Supplied entries -
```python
class _AttentionLayer(nn.Module):
    def __init__(self, d, rpe):
        super().__init__()
        self.attention = _MHA(d, rpe)
        self.linear = nn.Linear(d, d)
        self.norm = nn.LayerNorm(d)


class _AttentionOutput(nn.Module):
    def __init__(self, d):
        super().__init__()
        self.expand = nn.Linear(d, 2 * d)
        self.squeeze = nn.Linear(2 * d, d)
        self.norm = nn.LayerNorm(d)

    def forward(self, x, out=None):
        if x.is_cuda and not ops.is_differentiable():
            return ops.ffn_add_layernorm(x, self.expand, self.squeeze, self.norm, out=out)
        assert out is None
        return ops.add_layernorm_train(x, ops.linear(ops.linear(x, self.expand, relu=True), self.squeeze), self.norm)


class TransformerLayer(nn.Module):

    def __init__(self, d, rpe, heads=4):
        super().__init__()
        self.heads = heads
        self.attention = _AttentionLayer(d, rpe)
        self.output = _AttentionOutput(d)

    def forward(self, x, mem, embed=None, out=None):
# ... 226 lines not shown
```

### unopose_amd/model/unopose.py

```python

import torch
import torch.nn as nn
import torch.nn.functional as F

from .. import ops
from ..losses import aug_pose_noise, overlap_losses
from .config import to_cfg
from .modules import (GeometricStructureEmbedding, GeometricTransformer, PositionalEncoding,
                      SparseToDenseTransformer, ViTEncoderOneRef, _adjacent)


STACKED_FINE = True
PE_UNDER_COARSE = True
GEOM_UNDER_VIT = 1
LRF_UNDER_VIT = True
_SIDE_STREAMS = {}
COARSE_SLOT = True
TRAIN_PE_UNDER_COARSE = True


def _scores(scores, n1, halves=False):
    return ops.overlap_scores(scores, n1, halves=halves)


# ... 180 lines not shown
            scores = ops.score_head(torch.cat((f1, f2), dim=1), self.score_heads[self.nblock - 1])
            o1, o2 = ops.linear(f1, self.out_proj), ops.linear(f2, self.out_proj)
            if self.taps is None and ops.fine_pose_fused_ok(o1, o2):
                R, t, s = ops.fine_pose_from_features(o1, o2, self.cfg.temp, _scores(scores, n1), p1, p2)
                return self._finish(end_points, R, t, s, radius)
            atten = ops.feature_similarity(o1, o2, self.cfg.temp)
        score = _scores(scores, n1)
        if self.taps is not None:
            self.taps.update(f1=f1, f2=f2, atten=atten, score=score)
        R, t, s = ops.fine_pose(atten, score, p1, p2)
        return self._finish(end_points, R, t, s, radius)

    @staticmethod
    def _finish(end_points, R, t, s, radius):
        end_points["pred_R"] = R
        end_points["pred_t"] = ops.scale_by_radius(t, radius, multiply=True)
        end_points["pred_pose_score"] = s
        return end_points
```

Work item - Please show each line in the records above that contains "return".

Answer to the problem -
            return ops.ffn_add_layernorm(x, self.expand, self.squeeze, self.norm, out=out)
        return ops.add_layernorm_train(x, ops.linear(ops.linear(x, self.expand, relu=True), self.squeeze), self.norm)
    return ops.overlap_scores(scores, n1, halves=halves)
                return self._finish(end_points, R, t, s, radius)
        return self._finish(end_points, R, t, s, radius)
        return end_points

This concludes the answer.